Matlab code for fitting mixture models using the EM algorithm
******************
** Introduction **
******************
This archive contains Matlab code for fitting mixture models to
discrete and continuous data. The algorithm is based on EM, and can
accomodate any pattern of incompleteness in the data set. It can be used
for density estimation, and by conditionalizing, for function
approximation and classification. Details are outlined in (Ghahramani & Jordan 1994).
The code is Matlab Version 3.5i. Porting to more recent versions
of Matlab should be trivial. The code is intended for exploratory use,
as a research tool. It is not optimized for speed; in fact, at times
speed is clearly sacrificed for clarity of code.
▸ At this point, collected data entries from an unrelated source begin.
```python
HERE = os.path.dirname(os.path.abspath(__file__))
CSRC = os.path.join(HERE, "csrc")
LIB = os.path.join(HERE, "libswf_hip.so")
SOURCES = ["swf_engine.hip", "swf_plan.cpp", "swf_problem.cpp", "swf_producers.hip", "swf_gnss_epochs.cpp", "swf_lambda.hip", "swf_features.hip", "swf_fixprior.hip", "swf_phasescreen.hip", "swf_gnssepoch.hip", "swf_ddselect.hip"]
HEADERS = ["swf_dev.h", "swf_records.h", "swf_plan.h", "swf_kernels.h", "swf_lmschur.h", "swf_chol_rr4.h", "swf_kernels2.h", "swf_kernels3.h", "swf_rootdev.h", "swf_kernels4.h", "swf_lambda.h", "swf_features.h", "swf_fixprior.h", "swf_gnss_range.h", "swf_phasescreen.h", "swf_gnssepoch.h", "swf_ddselect.h",
           os.path.join("..", "..", "include", "swf_types.h"),
           os.path.join("..", "..", "include", "swf_solver.h")]


def hipcc():
    for p in (os.environ.get("HIPCC"), "/opt/rocm/bin/hipcc", "hipcc"):
        if p and (os.path.isabs(p) and os.path.exists(p) or not os.path.isabs(p)):
            return p
    return "hipcc"


def needs_build():
    if not os.path.exists(LIB):
        return True
    t = os.path.getmtime(LIB)
    for f in SOURCES + HEADERS:
        p = os.path.join(CSRC, f)
        if os.path.exists(p) and os.path.getmtime(p) > t:
            return True
    return False


def build(force=False, verbose=False):
    if not force and not needs_build():
        return LIB
    srcs = [os.path.join(CSRC, s) for s in SOURCES if os.path.exists(os.path.join(CSRC, s))]
    cmd = [hipcc(), "--offload-arch=gfx950", "-O3", "-std=c++17", "-fPIC", "-shared"] + \
        os.environ.get("SWF_EXTRA_FLAGS", "").split() + ["-x", "hip", "-o", LIB] + srcs
    if verbose:
        print(" ".join(cmd))
    subprocess.check_call(cmd, cwd=CSRC)
    return LIB


if __name__ == "__main__":
    print(build(force=True, verbose=True))
```

### rtk_visual_inertial_navigation_amd/csrc/swf_engine.hip

```cpp
#include <hip/hip_runtime.h>
#include <algorithm>
#include <chrono>
#include <cmath>
#include <cstdio>
#include <cstdlib>
#include <cstring>
#include <string>
#include <memory>
#include <thread>
#include <vector>
#include "../../include/swf_solver.h"
#include "swf_kernels2.h"
#include "swf_kernels3.h"
#include "swf_kernels4.h"
#include "swf_lambda.h"
#include "swf_ddselect.h"
#include "swf_features.h"
#include "swf_fixprior.h"
#include "swf_plan.h"

static thread_local std::string g_err;
static int fail(int code, const std::string& msg) { g_err = msg; return code; }
#define HIPCHK(x) do { hipError_t e_ = (x); if (e_ != hipSuccess) return fail(SWF_E_NODEVICE, std::string(#x) + ": " + hipGetErrorString(e_)); } while (0)
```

Comments, bug reports, and
better implementations are welcome.
Zoubin Ghahramani
zoubin@cs.toronto.edu
-----------------------------------------------------------------------
To ftp the code, click here.
To extract the tar files type from the UNIX prompt line:
% uncompress EMcode.tar.Z
% tar xvf EMcode.tar
-----------------------------------------------------------------------
*******************************
** The Learning Engine Files **
*******************************
The learning engine for each of the series of algorithms is denoted
by the following codes:
"EM" all start with this code
"class" the classification algorithms
"bin" for binary valued inputs (Bernoulli mixtures)
"d" the algorithms with diagonal covariance matrices
"inc" the algorithms that can handle incomplete data
E.g. EM_inc_class_d.m is the code for learning a classifier which
has diagonal covariance Gaussians from incomplete data.
********************
** The Data Files **
********************
The format of a data file is very simple and uniform: it must be
a rectangular matrix of numbers. Each row is a data vector. Therefore
the number of rows in the file is the number of input patterns (N) and
the number of columns is the dimensionality of the inputs (D).
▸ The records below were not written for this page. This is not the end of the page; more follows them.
# yflyzhang/RankPO

Measured on AMD Instinct MI355X. Metric: query-passage pairs/sec, higher is better.
Workload: dtype bf16

## Files before the change

include/rankpo_hip.h:

```cpp
#ifndef RANKPO_HIP_H
#define RANKPO_HIP_H

#include <stddef.h>
#include <stdint.h>

#ifdef __cplusplus
extern "C" {
#endif

typedef void* rpo_stream_t;

typedef enum {
    RPO_OK = 0,
    RPO_ERR_INVALID_ARG = -1,
    RPO_ERR_UNSUPPORTED = -2,
    RPO_ERR_WORKSPACE = -3,
    RPO_ERR_LAUNCH = -4
} rpo_status;

typedef enum { RPO_DT_F32 = 0, RPO_DT_BF16 = 1, RPO_DT_F16 = 2 } rpo_dtype;
typedef enum { RPO_POOL_LAST = 0, RPO_POOL_CLS = 1 } rpo_pool_mode;
typedef enum { RPO_TARGET_INBATCH = 0, RPO_TARGET_FIRST = 1 } rpo_target_mode;
typedef enum { RPO_LOSS_SIGMOID = 0, RPO_LOSS_HINGE = 1 } rpo_loss_type;

// ... 86 lines not shown
                          int dtype, float lr, float beta1, float beta2, float eps, float weight_decay, const void* ls_state,
                          rpo_stream_t stream);

int rpo_swiglu_fwd(const void* g, const void* u, void* out, int64_t rows, int64_t cols, int64_t ld_gu, int64_t ld_out,
                   int dtype, rpo_stream_t stream);
int rpo_swiglu_bwd(const void* g, const void* u, const void* dout, void* dg, void* du, void* prod_out, int64_t rows,
                   int64_t cols, int64_t ld_gu, int64_t ld_dout, int64_t ld_dgu, int64_t ld_prod, int dtype,
                   rpo_stream_t stream);
int rpo_swiglu_bwd_t(const void* g, const void* u, const void* dout, void* dg, void* du, void* prod_t_out, void* dgu_t_out,
                     int64_t rows, int64_t cols, int64_t ld_gu, int64_t ld_dout, int64_t ld_dgu, int64_t ld_t, int dtype,
                     rpo_stream_t stream);
int rpo_rope(const void* x_in, void* x_out, int64_t row_stride, const float* cos_tab, const float* sin_tab,
             int64_t rows, int64_t heads, int64_t head_dim, int64_t period, int dtype, int backward,
             rpo_stream_t stream);

int rpo_transpose(const void* in, void* out, int64_t rows, int64_t cols, int64_t ld_in, int64_t ld_out, int dtype,
                  rpo_stream_t stream);

int rpo_add_rmsnorm_waves(int64_t rows);
int rpo_add_rmsnorm_fwd(const void* x, const void* delta, const void* weight, float eps, void* x_out, void* y_out,
                        float* rstd_out, int64_t rows, int64_t d, int dtype, rpo_stream_t stream);
int rpo_add_rmsnorm_bwd(const void* dy, const void* x_new, const void* weight, const float* rstd, const void* dres,
                        void* dx_out, float* dw_partial, int64_t rows, int64_t d, int dtype, rpo_stream_t stream);

int rpo_flash_attn_fwd(const void* q, const void* k, const void* v, int64_t q_stride, int64_t k_stride,
                       int64_t v_stride, const int* cu_seqlens, const int* tiles, int64_t ntiles, int64_t tile_cols,
                       int64_t total_tokens,
                       int64_t num_heads, int64_t num_kv_heads, int64_t head_dim, float scale, void* out,
                       int64_t out_stride, float* lse, int64_t lse_max_len, const float* rope_cos, const float* rope_sin,
                       int64_t rope_period, int64_t q_block, rpo_stream_t stream);

int rpo_flash_attn_bwd(const void* q, const void* k, const void* v, const void* out, const void* dout, int64_t q_stride,
                       int64_t k_stride, int64_t v_stride, int64_t out_stride, int64_t dout_stride,
                       const int* cu_seqlens, const int* q_tiles, int64_t n_q_tiles, int64_t q_tile_cols, const int* k_tiles,
                       int64_t n_k_tiles, int64_t key_block, int64_t sweep_down, int64_t total_tokens, int64_t num_heads,
                       int64_t num_kv_heads, int64_t head_dim, float scale, const float* lse, float* delta, void* dq, void* dk, void* dv,
                       int64_t dq_stride, int64_t dk_stride, int64_t dv_stride, const float* rope_cos, const float* rope_sin,
                       int64_t rope_period, int64_t q_block, rpo_stream_t stream);

int rpo_lastq_attn_fwd(const void* q, int64_t q_stride, const void* k, const void* v, int64_t k_stride, int64_t v_stride,
                       const int* cu_seqlens, int64_t num_seqs, int64_t num_heads, int64_t num_kv_heads, int64_t head_dim,
                       float scale, void* out, int64_t out_stride, float* lse, rpo_stream_t stream);
int rpo_lastq_attn_bwd(const void* q, int64_t q_stride, const void* k, const void* v, int64_t k_stride, int64_t v_stride,
                       const int* cu_seqlens, int64_t num_seqs, int64_t num_heads, int64_t num_kv_heads, int64_t head_dim,
                       float scale, const void* out, int64_t out_stride, const void* dout, int64_t dout_stride, const float* lse,
                       void* dq, int64_t dq_stride, void* dk, void* dv, int64_t dk_stride, int64_t dv_stride, rpo_stream_t stream);
// ... 128 lines not shown
```

rankpo_amd/_lib.py:

```python
from __future__ import annotations

import ctypes as C
import os

_HERE = os.path.dirname(os.path.abspath(__file__))
LIB_PATH = os.path.join(_HERE, "csrc", "librankpo_hip.so")

RPO_OK = 0
RPO_DT_F32, RPO_DT_BF16, RPO_DT_F16 = 0, 1, 2
RPO_POOL_LAST, RPO_POOL_CLS = 0, 1
(RPO_LS_SCALE, RPO_LS_MULT, RPO_LS_NORM, RPO_LS_SKIP, RPO_LS_GOOD_STEPS, RPO_LS_CUR_HYSTERESIS, RPO_LS_APPLIED_STEPS,
 RPO_LS_SKIPPED_STEPS, RPO_LS_FLOOR_HITS) = range(9)
RPO_LS_WORDS = 16
RPO_TARGET_INBATCH, RPO_TARGET_FIRST = 0, 1
RPO_LOSS_SIGMOID, RPO_LOSS_HINGE = 0, 1
RPO_BUILD_ONEWAVE64 = 1
RPO_NUM_METRICS = 9
METRIC_KEYS = (
    "rankpo_loss", "sft_loss", "rewards/chosen", "rewards/rejected", "rewards/accuracies",
    "rewards/margins", "scores/chosen", "scores/rejected", "scores/margins",
)


class RankPOParams(C.Structure):
# ... 27 lines not shown
    "rpo_rankpo_fwd": (C.c_int, [_vp, _vp, _vp, _vp, _i64, _i64, _i32, C.POINTER(RankPOParams), _vp, _vp, _vp, _vp, _vp, _vp]),
    "rpo_rankpo_bwd": (C.c_int, [_vp, _vp, _vp, _vp, _i64, _i64, _i32, _vp, _vp, _vp]),
    "rpo_adamw_step": (C.c_int, [_vp, _vp, _vp, _vp, _vp, _i64, _i32, _f32, _f32, _f32, _f32, _f32, _f32, _f32, _vp, _vp]),
    "rpo_sumsq_partial": (C.c_int, [_vp, _i64, _i32, _vp, _i32, _vp]),
    "rpo_loss_scale_update": (C.c_int, [_vp, _vp, _f32, _f32, _i32, _i32, _i32, _i32, _f32, _vp]),
    "rpo_adamw_step_scaled": (C.c_int, [_vp, _vp, _vp, _vp, _vp, _i64, _i32, _f32, _f32, _f32, _f32, _f32, _vp, _vp]),
    "rpo_swiglu_fwd": (C.c_int, [_vp, _vp, _vp, _i64, _i64, _i64, _i64, _i32, _vp]),
    "rpo_topk_merge": (C.c_int, [_vp, _i64, _i64, _i64, _i64, _i32, _i32, _vp, _vp, _i32, _vp]),
    "rpo_topk_merge_split": (C.c_int, [_vp, _i64, _i64, _i64, _i64, _i32, _i32, _i32, _vp, _vp, _i32, _vp]),
    "rpo_sim_topk_filter_ok": (C.c_int, [_i64, _i64, _i64]),
    "rpo_sim_topk_filter": (C.c_int, [_vp, _vp, _i64, _i64, _i64, _i32, _i64, _i32, _i32, _vp, _vp, _vp, _vp, _vp, _i32, _vp]),
    "rpo_sim_scores_f32": (C.c_int, [_vp, _vp, _i64, _i64, _i64, _i32, _vp, _i64, _vp]),
    "rpo_topk_merge_candidates": (C.c_int, [_vp, _vp, _vp, _i64, _i32, _i32, _vp, _vp, _vp, _vp]),
    "rpo_split_bf16x3": (C.c_int, [_vp, _i64, _i64, _i64, _vp, _i64, _vp, _vp]),
    "rpo_sim_planes_ok": (C.c_int, [_i64, _i64, _i64]),
    "rpo_sim_scores_f32_planes": (C.c_int, [_vp, _vp, _i64, _i64, _i64, _vp, _i64, _vp]),
    "rpo_sim_topk_filter_planes": (C.c_int, [_vp, _vp, _i64, _i64, _i64, _i64, _i32, _vp, _vp, _vp, _vp, _vp, _i32, _vp]),
    "rpo_swiglu_bwd": (C.c_int, [_vp, _vp, _vp, _vp, _vp, _vp, _i64, _i64, _i64, _i64, _i64, _i64, _i32, _vp]),
    "rpo_swiglu_bwd_t": (C.c_int, [_vp, _vp, _vp, _vp, _vp, _vp, _vp, _i64, _i64, _i64, _i64, _i64, _i64, _i32, _vp]),
    "rpo_transpose": (C.c_int, [_vp, _vp, _i64, _i64, _i64, _i64, _i32, _vp]),
    "rpo_add_rmsnorm_waves": (C.c_int, [_i64]),
    "rpo_add_rmsnorm_fwd": (C.c_int, [_vp, _vp, _vp, _f32, _vp, _vp, _vp, _i64, _i64, _i32, _vp]),
    "rpo_add_rmsnorm_bwd": (C.c_int, [_vp, _vp, _vp, _vp, _vp, _vp, _vp, _i64, _i64, _i32, _vp]),
    "rpo_flash_attn_fwd": (C.c_int, [_vp, _vp, _vp, _i64, _i64, _i64, _vp, _vp, _i64, _i64, _i64, _i64, _i64, _i64, _f32, _vp,
                                     _i64, _vp, _i64, _vp, _vp, _i64, _i64, _vp]),
    "rpo_flash_attn_bwd": (C.c_int, [_vp] * 5 + [_i64] * 5 + [_vp, _vp, _i64, _i64, _vp, _i64, _i64, _i64, _i64, _i64, _i64, _i64, _f32, _vp, _vp,
                                     _vp, _vp, _vp, _i64, _i64, _i64, _vp, _vp, _i64, _i64, _vp]),
    "rpo_lastq_attn_fwd": (C.c_int, [_vp, _i64, _vp, _vp, _i64, _i64, _vp, _i64, _i64, _i64, _i64, _f32, _vp, _i64, _vp, _vp]),
    "rpo_lastq_attn_bwd": (C.c_int, [_vp, _i64, _vp, _vp, _i64, _i64, _vp, _i64, _i64, _i64, _i64, _f32, _vp, _i64, _vp, _i64, _vp,
                                     _vp, _i64, _vp, _vp, _i64, _i64, _vp]),
    "rpo_rope": (C.c_int, [_vp, _vp, _i64, _vp, _vp, _i64, _i64, _i64, _i64, _i32, _i32, _vp]),
    "rpo_bidir_attn_fwd": (C.c_int, [_vp, _vp, _vp, _i64, _i64, _i64, _vp, _vp, _vp, _i64, _i64, _i64, _i64, _i64, _i64, _i64, _i32,
                                     _f32, _vp, _i64, _vp, _vp]),
    "rpo_add_layernorm_fwd": (C.c_int, [_vp, _i64, _vp, _i64, _vp, _vp, _f32, _vp, _i64, _i64, _i64, _i32, _vp]),
    "rpo_gelu_fwd": (C.c_int, [_vp, _i64, _i64, _i64, _i32, _vp]),
    "rpo_bert_embed_ln_fwd": (C.c_int, [_vp, _vp, _vp, _i64, _vp, _i64, _vp, _i64, _vp, _i64, _vp, _vp, _f32, _vp, _i64, _i64, _i32,
                                        _vp]),
    "rpo_bidir_attn_fwd_f32": (C.c_int, [_vp, _vp, _vp, _i64, _i64, _i64, _vp, _vp, _vp, _i64, _i64, _i64, _i64, _i64, _i64, _i64,
                                         _f32, _vp, _i64, _vp, _vp]),
    "rpo_add_layernorm_fwd_f32": (C.c_int, [_vp, _i64, _vp, _i64, _vp, _vp, _f32, _vp, _i64, _i64, _i64, _vp]),
    "rpo_gelu_fwd_f32": (C.c_int, [_vp, _i64, _i64, _i64, _vp]),
    "rpo_bert_embed_ln_fwd_f32": (C.c_int, [_vp, _vp, _vp, _i64, _vp, _i64, _vp, _i64, _vp, _i64, _vp, _vp, _f32, _vp, _i64, _i64,
                                            _vp]),
    "rpo_causal_attn_fwd_f32": (C.c_int, [_vp, _vp, _vp, _i64, _i64, _i64, _vp, _vp, _vp, _i64, _i64, _i64, _i64, _i64, _i64, _i64,
                                          _f32, _vp, _i64, _vp, _vp]),
    "rpo_causal_attn_fwd_f16": (C.c_int, [_vp, _vp, _vp, _i64, _i64, _i64, _vp, _vp, _vp, _i64, _i64, _i64, _i64, _i64, _i64, _i64,
# ... 62 lines not shown
```

rankpo_amd/csrc/encoder_ops.hip:

```cpp
#include "common.hpp"

namespace {

constexpr int kEwThreads = 256;

__device__ __forceinline__ float sigmoid_f(float x) { return 1.0f / (1.0f + __expf(-x)); }

template <typename T>
__global__ __launch_bounds__(kEwThreads) void swiglu_fwd_kernel(const T* __restrict__ g, const T* __restrict__ u,
                                                                T* __restrict__ out, int64_t rows, int vec_per_row,
                                                                int64_t ld_gu, int64_t ld_out) {
    constexpr int V = Elem<T>::kVec;
    const int64_t i = (int64_t)blockIdx.x * kEwThreads + threadIdx.x;
    const int64_t r = i / vec_per_row;
    if (r >= rows) return;
    const int c = (int)(i - r * vec_per_row) * V;
    Vec16<T> a, b, o;
    a.load_nt(g + r * ld_gu + c);
    b.load_nt(u + r * ld_gu + c);
#pragma unroll
    for (int k = 0; k < V; ++k) o.v[k] = a.v[k] * sigmoid_f(a.v[k]) * b.v[k];
    o.store_nt(out + r * ld_out + c);
}
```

Missing inputs are denoted by setting their value to -999.
For classification problems the first D-1 columns are real valued
attribute data and the Dth column is an integer from 1...nclass,
denoting the class to which that data point belongs. Missing values
(-999) can appear in any column.
For binary input problems the data file must be all {0,1,-999}.
*********************
** The Script File **
*********************
A sample script file for running the EM algorithm for Gaussian
mixtures is shown in script.m. For a classification problem there is
also a corresponding scriptclass.m.
Note that the algorithm will estimate the maximum likelihood
parameters of the joint input/output density. To obtain estimates of an
output given an input for function approximation or classification
we need some extra code that will form conditional expectations or
sample stochastically:
***********************************************
** Function Approximation and Classification **
***********************************************
regress.m uses the parameters of the mixture model to predict
the values of some variables (y) from the other
variables (x) using the least squares estimate E(y|x).
classify.m uses the parameters of the mixture model to classify
new data points, to fill in data, and to form class
conditional means.
**********************
** Sample Data Sets **
**********************
Four small data sets are provided:
dgauss1--A single Gaussian with mean (5,5) and covariance
matrix (1.25 2.25, 2.25 4.25). The missing data
pattern is nontrivial.
dgauss3--A mixture of three Gaussians w/
mu1=(-5,0) cov1=(8 10,10 13)
mu2=(2,2) cov2=(1.25 -0.5, -0.5 1)
mu3=(4,6) cov3=(2 1,1 1)
dclass--A simple classification problem w/ 2 Gaussian classes
with means (0,0) and (2,2) and variance 1.
irisdata--The classic Iris data set with varying proportions
of missing data (irisdatat is the test set of 50 items).